Descriptive statistics on the distribution of ARGs, virulence factors, metal resistance genes, and plasmid replicons were conducted in SAS OnDemand for Academics. Differences in the mean number of ARGs and virulence genes by factors of treatment group, diarrhea status, and number of therapeutic antibiotic doses were evaluated using a t-test/ANOVA or Mann–Whitney U test.

Proportions of E. coli genomes with presence of ARGs and virulence factors were plotted as heatmaps in R using the pheatmap package. Rows of the heatmaps were clustered using the Euclidean distance metric and complete linkage method. Bar plots and violin plots of the distribution of ARGs and virulence factors, respectively, were visualized in R using ggplot2 (Wickham et al., 2023).

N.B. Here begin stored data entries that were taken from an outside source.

SIGNATURES = {
    "spider_abi_version": (_i, []),
    "spider_target_arch": (C.c_char_p, []),
    "spider_last_error": (C.c_char_p, []),
    "spider_embed_bf16": (_i, [_vp, _vp, _vp, _i, _i, _i, _vp]),
    "spider_rmsnorm_bf16": (_i, [_vp, _vp, _vp, _vp, _vp, _i, _i, _f, _vp]),
    "spider_gemv_bf16": (_i, [_vp, _vp, _vp, _vp, _vp, _vp, _f, _i, _i, _i, _vp]),
    "spider_gemv_swiglu_bf16": (_i, [_vp, _vp, _vp, _vp, _f, _i, _i, _i, _vp]),
    "spider_gemv_w8": (_i, [_vp, _vp, _vp, _vp, _vp, _vp, _vp, _f, _i, _i, _i, _vp]),
    "spider_gemv_swiglu_w8": (_i, [_vp, _vp, _vp, _vp, _vp, _f, _i, _i, _i, _vp]),
    "spider_gemv_w4": (_i, [_vp, _vp, _vp, _vp, _vp, _vp, _vp, _f, _i, _i, _i, _vp]),
    "spider_gemv_swiglu_w4": (_i, [_vp, _vp, _vp, _vp, _vp, _f, _i, _i, _i, _vp]),
    "spider_gemv_fm_w4": (_i, [_vp, _vp, _vp, _vp, _vp, _vp, _i, _i, _i, _vp]),
    "spider_gemv_swiglu_fm_w4": (_i, [_vp, _vp, _vp, _vp, _i, _i, _i, _vp]),
    "spider_gemv_fm_w8": (_i, [_vp, _vp, _vp, _vp, _vp, _vp, _i, _i, _i, _vp]),
    "spider_gemv_swiglu_fm_w8": (_i, [_vp, _vp, _vp, _vp, _i, _i, _i, _vp]),
    "spider_lm_head_nparts": (_i, [_i]),
    "spider_decode_advance_i32": (_i, [_vp] * 7 + [_i, _i, _vp]),
    "spider_lm_head_argmax_bf16": (_i, [_vp, _vp, _vp, _f, _vp, _vp, _vp, _vp, _i, _i, _i, _vp]),
    "spider_lm_head_argmax_proc_bf16": (_i, [_vp, _vp, _vp, _f] + [_vp] * 11 + [_i, _i, _i, _vp]),
    "spider_lm_head_argmax_w8": (_i, [_vp, _vp, _vp, _vp, _f, _vp, _vp, _vp, _vp, _i, _i, _i, _vp]),
    "spider_lm_head_argmax_proc_w8": (_i, [_vp, _vp, _vp, _vp, _f] + [_vp] * 11 + [_i, _i, _i, _vp]),
    "spider_lm_head_argmax_w4": (_i, [_vp, _vp, _vp, _vp, _f, _vp, _vp, _vp, _vp, _i, _i, _i, _vp]),
    "spider_lm_head_argmax_proc_w4": (_i, [_vp, _vp, _vp, _vp, _f] + [_vp] * 11 + [_i, _i, _i, _vp]),
    "spider_decode_advance_seen_i32": (_i, [_vp] * 8 + [_i, _i, _i, _vp]),
    "spider_token_bitmap_set_i32": (_i, [_vp, _vp, _i, _i, _i, _vp]),
    "spider_ngram_ban_i32": (_i, [_vp, _vp, _i, _vp, _vp, _i, _vp, _vp, _vp, _i, _i, _vp]),
    "spider_decode_advance_seen_ngram_i32": (_i, [_vp] * 10 + [_i] + [_vp] * 3 + [_i] * 3 + [_vp]),
    "spider_beam_partial_bf16": (_i, [_vp] * 4 + [_i] * 4 + [_vp]),
    "spider_beam_select_f32": (_i, [_vp] * 10 + [_i, _vp, _vp] + [_i] * 5 + [_vp]),
    "spider_kv_row_gather_bf16": (_i, [_vp] * 7 + [_i] * 7 + [_vp]),
    "spider_sample_partial_bf16": (_i, [_vp] * 11 + [_i] * 3 + [_vp]),
    "spider_sample_select_f32": (_i, [_vp] * 13 + [_i] * 3 + [_vp]),
    "spider_logprob_rows_bf16": (_i, [_vp, _i, _vp, _vp, _i] + [_vp] * 6 + [_i, _i, _vp]),
    "spider_gemv_fm_bf16": (_i, [_vp, _vp, _vp, _vp, _vp, _i, _i, _i, _i, _f, _vp]),
    "spider_gemv_swiglu_fm_bf16": (_i, [_vp, _vp, _vp, _i, _i, _i, _i, _f, _vp]),
    "spider_lm_head_argmax_fm_bf16": (_i, [_vp, _vp, _vp, _vp, _vp, _vp, _i, _i, _i, _i, _f, _vp]),
    "spider_lm_head_argmax_fm_proc_bf16": (_i, [_vp] * 13 + [_i, _i, _i, _i, _f, _vp]),
    "spider_rope_kv_append_bf16": (_i, [_vp, _vp, _vp, _vp, _vp, _vp, _vp, _i, _i, _i, _i, _i, _i, _vp]),
    "spider_rope_kv_append_mrope_bf16": (_i, [_vp, _vp, _vp, _vp, _vp, _vp, _vp, _i, _i, _i, _i, _i, _i, _i, _i, _vp]),
    "spider_attn_decode_bf16": (_i, [_vp, _vp, _vp, _vp, _vp, _vp, _vp, _vp, _i, _i, _i, _i, _i, _f, _i, _vp]),
    "spider_attn_decode_fused_bf16": (_i, [_vp] * 11 + [_i, _i, _i, _i, _i, _f, _i, _vp]),
    "spider_attn_verify_bf16": (_i, [_vp] * 8 + [_i] * 6 + [_f, _i, _vp]),
    "spider_prompt_lookup_draft_i32": (_i, [_vp, _vp, _i, _vp, _vp, _i] + [_vp] * 6 + [_i, _i, _vp]),
    "spider_spec_advance_draft_i32": (_i, [_vp] * 8 + [_i, _vp, _vp, _i, _vp, _vp, _vp, _i, _i, _vp]),
    "spider_spec_assist_push_i32": (_i, [_vp, _vp, _vp, _i, _i, _vp, _vp, _vp, _i, _i, _vp, _vp, _vp, _vp, _i, _i, _vp]),
    "spider_spec_assist_advance_i32": (_i, [_vp] * 8 + [_i, _vp, _i] + [_vp] * 4 + [_i, _i, _vp]),
    "spider_set_attn_inline": (_i, [_i]),
    "spider_set_attn_xlane": (_i, [_i]),
    "spider_set_gemv_sched": (_i, [_i]),
    "spider_set_ws_inlaunch": (_i, [_i]),
    "spider_gemm_bf16": (_i, [_vp, _vp, _vp, _vp, _vp, _vp, _vp, _i, _i, _i, _i, _i, _i, _i, _f, _i, _vp, _vp, _vp, _l, _vp]),
    "spider_gemm_ln_bf16": (_i, [_vp, _vp, _vp, _vp, _vp, _vp, _i, _i, _i, _i, _i, _f, _i, _vp, _l, _vp]),
    "spider_xattn_fused_bf16": (_i, [_vp, _vp, _vp, _vp, _vp, _vp, _vp, _i, _i, _i, _i, _i, _f, _vp, _vp, _vp]),
    "spider_conv2d_nhwc_bf16": (_i, [_vp, _vp, _vp, _vp, _vp, _vp, _i, _i, _i, _i, _i, _i, _i, _i, _i, _f, _i, _vp, _vp, _vp, _l, _vp]),
    "spider_conv_nhwc_ex_bf16": (_i, [_vp] * 6 + [_i] * 14 + [_f, _f, _i, _vp, _vp, _vp, _l, _vp]),
    "spider_attn_bf16": (_i, [_vp, _vp, _vp, _vp] + [_l] * 12 + [_i] * 6 + [_f, _i, _i, _vp, _vp, _i, _i, _vp]),
    "spider_story_key_lists_i32": (_i, [_vp, _i, _i, _i, _i, _i, _i, _vp, _vp, _vp]),
    "spider_attn_keylist_bf16": (_i, [_vp, _vp, _vp, _vp] + [_l] * 12 + [_i] * 6 + [_f, _vp, _i, _vp, _i, _vp]),
    "spider_attn_varlen_bf16": (_i, [_vp, _vp, _vp, _vp, _l, _l, _l, _l, _i, _i, _i, _i, _f, _vp, _i, _vp]),
    "spider_rope_rows_bf16": (_i, [_vp, _vp, _l, _i, _i, _i, _vp]),
    "spider_groupnorm_nchunk": (_i, [_i]),
    "spider_groupnorm_nhwc_bf16": (_i, [_vp, _vp, _vp, _vp, _vp, _i, _i, _i, _i, _f, _i, _vp]),
    "spider_groupnorm_cat_nhwc_bf16": (_i, [_vp] * 7 + [_i, _i, _i, _i, _i, _f, _i, _vp]),
    "spider_conv_nhwc_gn_bf16": (_i, [_vp] * 6 + [_i] * 14 + [_f, _f, _i, _vp, _vp, _vp, _l, _vp] + [_vp, _i, _vp]),
    "spider_groupnorm_stats_nhwc_bf16": (_i, [_vp, _vp, _i, _i, _i, _i, _i, _vp]),
    "spider_groupnorm_apply_nhwc_bf16": (_i, [_vp, _vp, _i, _vp, _vp, _vp, _i, _i, _i, _i, _f, _i, _vp]),
    "spider_gemm_gn_in_bf16": (_i, [_vp, _vp, _vp, _vp, _i, _i, _i, _i, _i, _vp, _i, _vp, _vp, _i, _f, _i, _vp, _vp]),
    "spider_layernorm_bf16": (_i, [_vp, _vp, _vp, _vp, _i, _i, _f, _vp]),
    "spider_geglu_bf16": (_i, [_vp, _vp, _i, _i, _vp]),
    "spider_swiglu_bf16": (_i, [_vp, _vp, _i, _i, _vp]),
    "spider_concat_channels_bf16": (_i, [_vp, _vp, _vp, _l, _i, _i, _vp]),
    "spider_act_bf16": (_i, [_vp, _vp, _l, _i, _vp]),
    "spider_add_bf16": (_i, [_vp, _vp, _vp, _l, _vp]),
    "spider_act_ex_bf16": (_i, [_vp, _vp, _l, _i, _f, _vp]),
    "spider_add_scaled_bf16": (_i, [_vp, _vp, _vp, _l, _f, _vp]),
    "spider_axpby_bf16": (_i, [_vp, _vp, _vp, _l, _f, _f, _vp]),
    "spider_mean_tokens_bf16": (_i, [_vp, _vp, _i, _i, _i, _vp]),
    "spider_moe_combine_bf16": (_i, [_vp, _i, _vp, _i, _vp, _i, _l, _vp]),
    "spider_col2im1d_f32_bf16": (_i, [_vp, _vp, _vp, _i, _i, _i, _i, _i, _i, _vp]),
    "spider_l2_normalize_rows_bf16": (_i, [_vp, _vp, _i, _i, _f, _vp]),
    "spider_conv2d_small_cin_bf16": (_i, [_vp, _vp, _vp, _vp, _i, _i, _i, _i, _i, _i, _vp]),
    "spider_conv2d_small_cout_bf16": (_i, [_vp, _vp, _vp, _vp, _vp, _i, _i, _i, _i, _i, _i, _vp]),
    "spider_latent_to_nhwc_bf16": (_i, [_vp, _vp, _i, _i, _i, _i, _f, _vp]),
    "spider_cfg_combine_f32": (_i, [_vp, _vp, _i, _i, _i, _f, _vp]),
    "spider_lincomb_f32": (_i, [_vp, _vp, _i, _vp, _l, _vp]),
    "spider_softmax_rows_f32_bf16": (_i, [_vp, _vp, _i, _i, _i, _f, _vp]),
    "spider_pack_keep_bits_f32": (_i, [_vp, _vp, _i, _i, _f, _vp]),
    "spider_nhwc_to_nchw_f32": (_i, [_vp, _vp, _i, _i, _i, _f, _f, _i, _vp]),
    "spider_gemm_a32_bf16": (_i, [_vp] * 5 + [_i] * 5 + [_f, _i, _vp, _vp, _vp, _l, _vp]),
    "spider_gemm_ln_a32_bf16": (_i, [_vp] * 6 + [_i, _i, _i, _i, _i, _f, _i, _vp]),
    "spider_gemm_gn_in_a32_bf16": (_i, [_vp, _vp, _vp, _vp, _i, _i, _i, _i, _i, _vp, _i, _vp, _vp, _i, _f, _i, _vp, _vp]),
    "spider_conv_nhwc_a32_bf16": (_i, [_vp] * 6 + [_i] * 13 + [_f, _i, _vp, _vp, _vp, _l, _vp]),
    "spider_groupnorm_f32in_nhwc_bf16": (_i, [_vp, _vp, _i, _vp, _vp, _vp, _vp, _vp, _i, _i, _i, _i, _f, _i, _vp]),
    "spider_split_hilo_f32_bf16": (_i, [_vp, _vp, _vp, _l, _vp]),
    "spider_row_split_f32_bf16": (_i, [_vp, _vp, _vp, _vp, _l, _i, _f, _vp]),
    "spider_groupnorm_f32in_split_nhwc_bf16": (_i, [_vp, _vp, _i, _vp, _vp, _vp, _vp, _i, _i, _i, _i, _f, _i, _vp]),
    "spider_conv2d_small_cin_f32in_bf16": (_i, [_vp] * 5 + [_i] * 6 + [_vp]),
    "spider_conv2d_small_cout_f32in_bf16": (_i, [_vp] * 4 + [_i] * 6 + [_vp]),
    "spider_latent_to_nhwc_f32": (_i, [_vp, _vp, _i, _i, _i, _i, _f, _vp]),
    "spider_clip_preprocess": (_i, [_vp] * 5 + [_i, _vp, _vp, _i, _vp] + [_i] * 7 + [_vp]),
    "spider_safety_decide": (_i, [_vp] * 7 + [_i] * 5 + [_vp]),
    "spider_image_blackout_f32": (_i, [_vp, _vp, _i, _l, _vp]),
    "spider_logmel_tile_frames": (_i, []),
    "spider_logmel_f32": (_i, [_vp] * 8 + [_i] * 8 + [_vp]),
    "spider_qwen_image_patches": (_i, [_vp] * 6 + [_i] * 4 + [_l] + [_i] * 2 + [_vp]),
}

To investigate the differences in antimicrobial resistance, virulence, metal resistance, and pangenome composition amongst isolates, clustering based on the presence and absence matrices for each were assessed by grouping factors of treatment group, diarrhea status, sequence type, and antibiotic exposure as previously described (Lee et al., 2023). A PERMDISP2 procedure was conducted to evaluate if dispersions of groups for each grouping factor were homogenous (Anderson, 2006; Anderson et al., 2006). Permutational analysis of variance (PERMANOVA) and ANOSIM (analysis of similarity) were then performed to evaluate equivalence of centroids of groups and average of ranks of within-group to between-group distances, respectively (Anderson and Walsh, 2013). Additionally, non-metric multidimensional scaling was performed by grouping factor of sequence type for AMR and virulence genes. All tests were performed using 10,000 permutations and a Jaccard distance metric in R using the vegan package (Oksanen et al., 2022).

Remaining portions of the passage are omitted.